Trump’s Tax Reform Promises A Boom. Hillary’s Trillion-Dollar Hike Guarantees Recession

Published November 8, 2016

Few people understand that Trump’s tax reform plan builds on the House Republican Task Force appointed by House Speaker Paul Ryan earlier this year, and chaired by chief House tax writer Ways and Means Committee Chairman Kevin Brady (R-TX). That means it arises from mainstream Republican tax policy architects.

Also not well understood is that the plan is powerfully pro-growth, leading to the creation of millions of new jobs, and the long overdue return of rising real wages. Trump’s overall economic growth plan would finally produce a real recovery from the 2008/2009 recession, with booming growth. Hillary Clinton’s criticisms of the plan are woefully misinformed and misdirected.

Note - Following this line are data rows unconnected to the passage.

template <int GROUP, bool DENSE, bool BITMAP = false>
__global__ void __launch_bounds__(GROUP == 32 ? 64 : GROUP, RowsMinBlocks<GROUP>::value) k_rows(const RowArgs a) {
  static_assert(!BITMAP || (GROUP > 32 && !DENSE), "bitmap rows are CTA-owned rows of a hashed bin");
  const int GROUPS = GROUP == 32 ? (int)(blockDim.x >> 5) : 1;
  constexpr int NW = GROUP / 32;
  extern __shared__ __align__(16) unsigned char smem_raw[];
  const int tid = threadIdx.x, lane = tid & 31;
  const int gid = tid / GROUP, gtid = tid % GROUP, gw = gtid >> 5;
  unsigned char *base = smem_raw + (size_t)gid * a.group_smem_bytes;
  uint4 *tk = reinterpret_cast<uint4 *>(base);
  uint4 *aux = tk + a.cbuf;
  double *x12tab = reinterpret_cast<double *>(aux + a.caux);
  double *x11tab = x12tab + 32;
  int *ctrl = reinterpret_cast<int *>(x11tab + 32);
  int *hist = ctrl + 128;
  uint32_t *wqueue = reinterpret_cast<uint32_t *>(hist + 256);
  uint32_t *h1 = reinterpret_cast<uint32_t *>(hist);
  uint32_t *table = wqueue + NW * 64;
  uint32_t *seen = table + a.slots;
  uint32_t *singles = seen + a.bm_words;
  volatile int *vctrl = ctrl;

  const int row_begin = a.bin_bounds[a.bin], row_end = a.bin_bounds[a.bin + 1];
  const bool varargs = (a.flags & CCO_FLAG_ENTROPY_VARARGS) != 0;
  const int cbits = a.count_bits;
  const uint32_t cmask = (1u << cbits) - 1u;
  const int prune_limit = a.cbuf - GROUP;
  const long long N = a.n_users;
  const double xN = xlogx(N);
  unsigned long long distinct_local = 0, evaluated_local = 0;
  if (gtid < 32) x11tab[gtid] = xlogx((long long)gtid);

  for (int ri = row_begin + blockIdx.x * GROUPS + gid; ri < row_end; ri += gridDim.x * GROUPS) {
    const int item = a.rows_sorted[ri];
    const uint32_t u_begin = a.at_ptr[item], u_end = a.at_ptr[item + 1];
    const long long ra = a.marg_a[item];
    const int diag = a.self ? a.key_of_col[item] : -1;
    const bool keyed = 2ull * (unsigned long long)ra * (unsigned long long)a.max_marg_b < (unsigned long long)N;
    uint32_t n_pass = 1, tsize = (uint32_t)a.n_cols_b;
    if (!DENSE) {
      const uint32_t w = a.row_work[item];
      const uint32_t dcells = BITMAP ? w / 2u : w;
      const uint32_t dbound = dcells < (uint32_t)a.n_cols_b ? dcells : (uint32_t)a.n_cols_b;
      n_pass = BITMAP ? 1u : (dbound + (uint32_t)a.cap - 1u) / (uint32_t)a.cap;
      if (n_pass == 0) n_pass = 1;
      tsize = n_pass > 1 ? (uint32_t)a.slots
                         : (uint32_t)min((unsigned long long)a.slots,
                                         max(((unsigned long long)dbound * (unsigned long long)a.tsize_x16) >> 4, 64ull));
      tsize = min((uint32_t)a.slots, (tsize + 32u * NW - 1u) / (32u * NW) * (32u * NW));
    }
    group_sync<GROUP>();
    if (gtid < 32) {
      const long long v = (gtid < kX12N) ? ra - gtid : N - ra;
      x12tab[gtid] = v >= 0 ? xlogx(v) : 0.0;
    }
    if (gtid == 0) { ctrl[0] = 0; ctrl[1] = 0; }
    if (gtid < 16) ctrl[40 + gtid] = 0x7fffffff;
    int emitted = 0;

    for (uint32_t pass = 0; pass < n_pass; ++pass) {
      for (uint32_t i = gtid; i < tsize; i += GROUP) table[i] = DENSE ? 0u : kEmpty;
      if (BITMAP)
        for (int i = gtid; i < a.bm_words; i += GROUP) seen[i] = 0u;
      group_sync<GROUP>();
      if (NW == 1) {
        for (uint32_t c0 = u_begin; c0 < u_end; c0 += 32) {
          const uint32_t i = c0 + lane;
          uint32_t s = 0, len = 0;
          if (i < u_end) {
            const int32_t u = a.at_users[i];
            s = a.b_ptr[u];
            len = a.b_ptr[u + 1] - s;
          }
          uint32_t off = len;
#pragma unroll
          for (int d = 1; d < 32; d <<= 1) {
            const uint32_t v = __shfl_up_sync(0xffffffffu, off, d);
            if (lane >= d) off += v;
          }
          const uint32_t total = __shfl_sync(0xffffffffu, off, 31);
          off = i < u_end ? off - len : 0xffffffffu;
          count_window<GROUP, DENSE, BITMAP>(a, table, seen, tsize, cbits, n_pass, pass, off, s, 0u, total, lane);
        }
      } else {
        uint2 *wofs = reinterpret_cast<uint2 *>(wqueue);
        int *wsum = hist;
        for (uint32_t w0 = u_begin; w0 < u_end; w0 += GROUP) {
          const uint32_t nwin = min((uint32_t)GROUP, u_end - w0);
          uint32_t s = 0, len = 0;
          if ((uint32_t)gtid < nwin) {
            const int32_t u = a.at_users[w0 + gtid];
            s = a.b_ptr[u];
            len = a.b_ptr[u + 1] - s;
          }
          uint32_t incl = len;
#pragma unroll
          for (int d = 1; d < 32; d <<= 1) {
            const uint32_t v = __shfl_up_sync(0xffffffffu, incl, d);
            if (lane >= d) incl += v;
          }
          if (lane == 31) wsum[gw] = (int)incl;
          __syncthreads();
          uint32_t wpre = lane < NW ? (uint32_t)wsum[lane] : 0u;
#pragma unroll
          for (int d = 1; d < NW; d <<= 1) {
            const uint32_t v = __shfl_up_sync(0xffffffffu, wpre, d);
            if (lane >= d) wpre += v;
          }
          const uint32_t T = __shfl_sync(0xffffffffu, wpre, NW - 1);
          const uint32_t before = gw == 0 ? 0u : __shfl_sync(0xffffffffu, wpre, gw - 1);
          wofs[gtid] = make_uint2(s, before + incl - len);
          __syncthreads();
          const uint32_t p_lo = (uint32_t)((unsigned long long)T * gw / NW);
          const uint32_t p_hi = (uint32_t)((unsigned long long)T * (gw + 1) / NW);
          if (p_lo < p_hi) {
            uint32_t lo = 0, hi = nwin - 1;
            while (lo < hi) {
              const uint32_t mid = (lo + hi + 1) >> 1;
              if (wofs[mid].y <= p_lo) lo = mid; else hi = mid - 1;
            }
            for (uint32_t j0 = lo, p = p_lo; p < p_hi; j0 += 32) {
              const uint2 e = j0 + lane < nwin ? wofs[j0 + lane] : make_uint2(0u, 0xffffffffu);
              const uint32_t wend = min(p_hi, j0 + 32 < nwin ? wofs[j0 + 32].y : T);
              count_window<GROUP, DENSE, BITMAP>(a, table, seen, tsize, cbits, n_pass, pass, e.y, e.x, p, wend, lane);
              p = wend;
            }
          }
          __syncthreads();
        }
      }
      group_sync<GROUP>();
      const uint32_t seg = (((tsize + NW - 1) / NW) + 31u) & ~31u;
      const uint32_t seg_lo = min((uint32_t)gw * seg, tsize), seg_hi = min(seg_lo + seg, tsize);
      uint32_t n_mine = 0;
      for (uint32_t pos = seg_lo; pos < seg_hi; pos += 32) {
        const uint32_t idx = pos + lane;
        uint32_t w = DENSE ? 0u : kEmpty;
        if (idx < seg_hi) w = table[idx];
        const bool valid = DENSE ? (w != 0u) : (w != kEmpty);
        const uint32_t word = DENSE ? ((idx << cbits) | w) : w;
        const unsigned m = __ballot_sync(0xffffffffu, valid);
        __syncwarp();
        if (valid) {
          table[seg_lo + n_mine + __popc(m & ((1u << lane) - 1u))] = BITMAP ? word + 1u : word;
          if (BITMAP) atomicAnd(&seen[(word >> cbits) >> 5], ~(1u << ((word >> cbits) & 31u)));
        }
        n_mine += __popc(m);
        __syncwarp();
      }
      if (lane == 0) distinct_local += n_mine;
      uint32_t n_list = n_mine;
      const uint32_t *singles_mine = singles;
      if (BITMAP) {
        group_sync<GROUP>();
        if (gtid == 0 && diag >= 0) {
          const uint32_t bit = 1u << ((uint32_t)diag & 31u);
          if (seen[diag >> 5] & bit) {
            seen[diag >> 5] &= ~bit;
            ++distinct_local;
          }
        }
        group_sync<GROUP>();
        const uint32_t nbw = (uint32_t)a.bm_words, per = (nbw + GROUP - 1u) / GROUP;
        const uint32_t w_lo = min((uint32_t)gtid * per, nbw), w_hi = min(w_lo + per, nbw);
        uint32_t cnt = 0;
        for (uint32_t i = w_lo; i < w_hi; ++i) cnt += __popc(seen[i]);
        distinct_local += cnt;
        uint32_t incl = cnt;
#pragma unroll
        for (int d = 1; d < 32; d <<= 1) {
          const uint32_t v = __shfl_up_sync(0xffffffffu, incl, d);
          if (lane >= d) incl += v;
        }
        int *wsum = hist;
        if (lane == 31) wsum[gw] = (int)incl;
        __syncthreads();
        uint32_t wpre = lane < NW ? (uint32_t)wsum[lane] : 0u;
#pragma unroll
        for (int d = 1; d < NW; d <<= 1) {
          const uint32_t v = __shfl_up_sync(0xffffffffu, wpre, d);
          if (lane >= d) wpre += v;
        }
        const uint32_t total = __shfl_sync(0xffffffffu, wpre, NW - 1);
        const uint32_t before = gw == 0 ? 0u : __shfl_sync(0xffffffffu, wpre, gw - 1);
        const uint32_t n_single = min(total, (uint32_t)a.top_k);
        uint32_t o = before + incl - cnt;
        for (uint32_t i = w_lo; i < w_hi && o < n_single; ++i)
          for (uint32_t m = seen[i]; m != 0u && o < n_single; m &= m - 1u)
            singles[o++] = (((i << 5) | (uint32_t)(__ffs(m) - 1)) << cbits) | 1u;
        __syncthreads();
        const uint32_t s_lo = (uint32_t)((unsigned long long)n_single * gw / NW);
        const uint32_t s_hi = (uint32_t)((unsigned long long)n_single * (gw + 1) / NW);
        singles_mine = singles + s_lo;
        n_list = n_mine + (s_hi - s_lo);
      }
      if (!BITMAP && a.emit_all) {
        int basepos = 0;
        if (lane == 0) basepos = atomicAdd(&ctrl[0], (int)n_mine);
        basepos = __shfl_sync(0xffffffffu, basepos, 0);
        for (uint32_t q = lane; q < n_mine; q += 32) {
          const uint32_t word = table[seg_lo + q];
          const size_t o = (size_t)item * a.out_stride + emitted + basepos + q;
          a.out_col[o] = a.col_terms[word >> cbits].col;
          a.out_cnt[o] = (int32_t)(word & cmask);
        }
        group_sync<GROUP>();
        emitted += vctrl[0];
        group_sync<GROUP>();
        if (gtid == 0) ctrl[0] = 0;
        group_sync<GROUP>();
        continue;
      }
      int cut1 = 0x7fffffff;
      if (!BITMAP && a.cut_ok && a.row_work[item] < 65536u) {
        int sh = keyed ? a.key_shift : 0, hi_sh = 32;
        uint32_t prefix = 0, need = (uint32_t)a.top_k;
        while (true) {
          for (int i = gtid; i < kCutBins / 2; i += GROUP) h1[i] = 0u;
          group_sync<GROUP>();
          for (uint32_t q0 = 0; q0 < n_mine; q0 += 32) {
            const uint32_t q = q0 + lane;
            if (q < n_mine) {
              const uint32_t word = table[seg_lo + q];
              const uint32_t b = word >> cbits;
              if ((word & cmask) == 1u && (int)b != diag) {
                uint32_t bin = kCutBins;
                if (keyed) {
                  if (((unsigned long long)(b ^ prefix) >> hi_sh) == 0) bin = (b >> sh) & (kCutBins - 1);
                } else {
                  const uint32_t cb = (uint32_t)a.marg_b[b];
                  if (cb < (uint32_t)kCutBins && 2ull * (unsigned long long)ra * cb < (unsigned long long)N) bin = cb;
                }
                if (bin < (uint32_t)kCutBins) atomicAdd(&h1[bin >> 1], 1u << (16u * (bin & 1u)));
              }
            }
          }
          group_sync<GROUP>();
          if (gtid < 32) cut_find(h1, need, lane, ctrl);
          group_sync<GROUP>();
          const int found = vctrl[9];
          if (!keyed || found == 0x7fffffff) { cut1 = found; break; }
          prefix |= (uint32_t)found << sh;
          need -= (uint32_t)vctrl[10];
          if (sh == 0) { cut1 = (int)prefix; break; }
          hi_sh = sh;
          sh = sh > 9 ? sh - 9 : 0;
        }
      }
      const double x_ra = x12tab[0], x_nra = x12tab[kX12N];
      const double row_e = varargs ? __dsub_rn(xN, __dadd_rn(__dadd_rn(0.0, x_ra), x_nra))
                                   : __dsub_rn(__dsub_rn(xN, x_ra), x_nra);
      uint32_t *wq = wqueue + gw * 64;
      uint32_t pos = 0;
      int qn = 0;
      while (true) {
        while (qn < 32 && pos < n_list) {
          const uint32_t q = pos + lane;
          bool surv = false;
          uint32_t word = 0;
          if (q < n_list) {
            word = (!BITMAP || q < n_mine) ? table[seg_lo + q] : singles_mine[q - n_mine];
            const uint32_t b = word >> cbits, k11 = word & cmask;
            if ((int)b != diag) {
              if (keyed) {
                surv = !(k11 <= (uint32_t)kDomLevels && (int)b >= vctrl[40 + k11]);
                if (k11 == 1u && (int)b > cut1) surv = false;
              } else {
                const long long cb = a.marg_b[b];
                const bool pos_side = (unsigned long long)ra * (unsigned long long)cb < (unsigned long long)k11 * (unsigned long long)N;
                surv = !(pos_side && k11 <= (uint32_t)kDomLevels && (int)cb >= vctrl[40 + k11]);
                if (k11 == 1u && (int)cb > cut1 && 2ull * (unsigned long long)ra * (unsigned long long)cb < (unsigned long long)N)
                  surv = false;
              }
            }
          }
          const unsigned m = __ballot_sync(0xffffffffu, surv);
          if (surv) wq[qn + __popc(m & ((1u << lane) - 1u))] = word;
          qn += __popc(m);
          pos += 32;
          __syncwarp();
        }
        const int take = qn < 32 ? qn : 32;
        bool pass_ok = false;
        uint4 e = make_uint4(0u, 0u, 0u, 0u);
        if (lane < take) {
          const uint32_t word = wq[qn - take + lane];
          const uint32_t b = word >> cbits, k11 = word & cmask;
          const ColTerm ct = a.col_terms[b];
          const long long cb = ct.cb;
          const bool pos_side = (unsigned long long)ra * (unsigned long long)cb < (unsigned long long)k11 * (unsigned long long)N;
          const uint32_t kf = k11 < (uint32_t)kDomLevels ? k11 : (uint32_t)kDomLevels;
          ++evaluated_local;
          const long long k21 = cb - k11, k22 = N - ra - cb + k11;
          const double x11 = k11 < 32 ? x11tab[k11] : xlogx_u32(k11);
          const double x12 = k11 < kX12N ? x12tab[k11] : xlogx_u32((uint32_t)(ra - k11));
          const double x21 = k11 == 1 ? ct.x_cbm1 : xlogx_u32((uint32_t)k21), x22 = xlogx_u32((uint32_t)k22);
          double mat_e;
          if (varargs)
            mat_e = __dsub_rn(xN, __dadd_rn(__dadd_rn(__dadd_rn(__dadd_rn(0.0, x11), x12), x21), x22));
          else
            mat_e = __dsub_rn(__dsub_rn(__dsub_rn(__dsub_rn(xN, x11), x12), x21), x22);
          const double sre = __dadd_rn(row_e, ct.col_e);
          const double v = (sre < mat_e) ? 0.0 : __dmul_rn(2.0, __dsub_rn(sre, mat_e));
          const bool min_ok = !a.has_min_llr || v >= a.min_llr;
          pass_ok = v > 0.0 && min_ok;
          const double vm = __dadd_rn(v, a.llr_eps2);
          bool strict_fail = v > 0.0 && !min_ok && vm < a.min_llr;
          const unsigned long long key = (unsigned long long)__double_as_longlong(v);
          e = make_uint4((uint32_t)key, (uint32_t)(key >> 32), (uint32_t)ct.col, k11);
          if (pass_ok && vctrl[1]) {
            const uint4 thr = make_uint4((uint32_t)vctrl[4], (uint32_t)vctrl[5], (uint32_t)vctrl[6], (uint32_t)vctrl[7]);
            pass_ok = !cand_better(thr, e);
            strict_fail = vm < __hiloint2double((int)thr.y, (int)thr.x);
          }
          if (strict_fail && pos_side) {
            const int f = keyed ? a.first_key_of_cb[cb] : (int)cb;
            for (uint32_t kk = kf; kk >= 1 && f < vctrl[40 + kk]; --kk) atomicMin(&ctrl[40 + kk], f);
          }
        }
        qn -= take;
        const unsigned m = __ballot_sync(0xffffffffu, pass_ok);
        int basepos_round = 0;
        if (m) {
          int basepos = 0;
          if (lane == 0) basepos = atomicAdd(&ctrl[0], __popc(m));
          basepos = __shfl_sync(0xffffffffu, basepos, 0);
          if (pass_ok) tk[basepos + __popc(m & ((1u << lane) - 1u))] = e;
          basepos_round = basepos;
        }
        const bool more = qn > 0 || pos < n_list;
        int mine = 0;
        if (m) mine = basepos_round + __popc(m);
        bool any_more, need_prune;
        if (GROUP == 32) {
          __syncwarp();
          any_more = more;
          need_prune = mine > prune_limit;
        } else {
          any_more = __syncthreads_or(more ? 1 : 0) != 0;
          need_prune = __syncthreads_or(mine > prune_limit ? 1 : 0) != 0;
        }
        if (need_prune) {
          const int n = vctrl[0];
          if (GROUP > 32 && n <= 512) {
            if (gw == 0) reduce_candidates<32>(tk, aux, n, a.top_k, a.keep_max, hist, ctrl, lane);
            group_sync<GROUP>();
          } else {
            reduce_candidates<GROUP>(tk, aux, n, a.top_k, a.keep_max, hist, ctrl, gtid);
          }
        }
        if (!any_more) break;
      }
      group_sync<GROUP>();
    }
    if (a.emit_all) {
      if (gtid == 0) a.out_len[item] = emitted;
    } else {
      int n = vctrl[0];
      if (n > 0) {
        if (GROUP > 32 && n <= 512) {
          if (gw == 0) {
            int m = n;
            if (m > a.final_max) m = reduce_candidates<32>(tk, aux, m, a.top_k, a.final_max, hist, ctrl, lane);
            sort_candidates<32>(tk, m, lane);
            if (lane == 0) ctrl[0] = m;
          }
          group_sync<GROUP>();
          n = vctrl[0];
        } else {
          if (n > a.final_max) n = reduce_candidates<GROUP>(tk, aux, n, a.top_k, a.final_max, hist, ctrl, gtid);
          sort_candidates<GROUP>(tk, n, gtid);
        }
        const int keep = n < a.top_k ? n : a.top_k;
        for (int i = gtid; i < keep; i += GROUP) {
          const size_t o = (size_t)item * a.out_stride + i;
          const uint4 e = tk[i];
          a.out_col[o] = (int32_t)e.z;
          a.out_llr[o] = __longlong_as_double((long long)(((unsigned long long)e.y << 32) | e.x));
          a.out_cnt[o] = (int32_t)e.w;
        }
        if (gtid == 0) a.out_len[item] = keep;
      } else if (gtid == 0) {
        a.out_len[item] = 0;
      }
    }
  }
  for (int o = 16; o > 0; o >>= 1) distinct_local += __shfl_xor_sync(0xffffffffu, distinct_local, o);
  if (lane == 0 && distinct_local) atomicAdd(a.stat_distinct, distinct_local);
  for (int o = 16; o > 0; o >>= 1) evaluated_local += __shfl_xor_sync(0xffffffffu, evaluated_local, o);
  if (lane == 0 && evaluated_local) atomicAdd(a.stat_evaluated, evaluated_local);
}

Trump’s proposed tax reform, as with the Ryan-Brady model, would cut taxes for all workers, with just 3 rates for individuals at 12%, 25% and 33%. The middle rate would apply to married couples earning $75,000 to $225,000. The standard deduction would be sharply increased to $30,000 for all married couples, $15,000 for singles.

The biggest difference between the two proposals is that Trump would cut the current U.S. corporate rate of 35%, highest in the world, to 15%, one of the lowest in the world, instead of 25% proposed in Ryan-Brady. That same 15% rate would also apply to the profits of “pass-through” smaller businesses such as sole proprietorships, S Corps, partnerships, etc.

The Tax Foundation scores the Trump plan dynamically as increasing GDP by 8.2%, with 2.2 million new jobs created. Real wages would grow by 6.3% above inflation, resulting from a 23.9% surge in capital investment. They estimate the plan would cut taxes by $3.9 trillion over 10 years, or an average of $390 billion a year.

But Wilbur Ross, private equity fund manager, and Peter Navarro, Economics Professor at the University of California, Irvine, argue that the Tax Foundation’s score is too narrow, failing to consider the effect of Trump’s tax reform in the context of his overall economic growth plan. In the October 25, 2016 Wall Street Journal, Ross and Navarro state that under their own dynamic score, Trump’s plan would “double our economic growth rate, create 25 million new jobs, boost labor and capital incomes, generate trillions of additional tax revenues, and reduce debt as a percent of GDP.”

They argue that besides the much lower tax rates, lower energy costs from Trump’s deregulatory liberation of American energy producers, freeing them to lead the world in production of oil, natural gas, and coal, along with other deregulatory policies, would boost revenues and booming economic growth, producing $2.4 trillion in new, offsetting revenues. Counting Trump’s spending cuts, Ross and Navarro conclude that the plan “achieves full revenue neutrality.”

Hillary Clinton, in sharp contrast, proposes another $1.3 trillion tax hike, increasing taxes on capital gains, corporate dividends, and any savings left after death. Ross and Navarro add, “Her tax hikes on businesses and ‘the rich’ reduce incentives to work and invest. She will increase the already staggering $2 trillion annual regulatory burden on the U.S. economy. She vows to put coal miners out of work and oil and natural gas on the back burner—raising energy prices and reducing America’s competitive advantage.”

Clinton echoes Bernie Sanders socialists in asserting that Trump’s tax rate cuts would return America to recession. But no economic theory posits that reduced tax rates somehow cause recessions. Not Keynesian economics, which holds just the opposite, that tax rate cuts are pro-growth, nor even Marxist economics.

Ross and Navarro say, “What one gets with the Clinton plan is even slower growth than we are experiencing now during the worst economic recovery since World War II.” The Tax Foundation says the Clinton plan “would lead to a 2.6 percent lower level of GDP” and “lower levels of wages and full-time equivalent jobs.” What that means in English is renewed recession.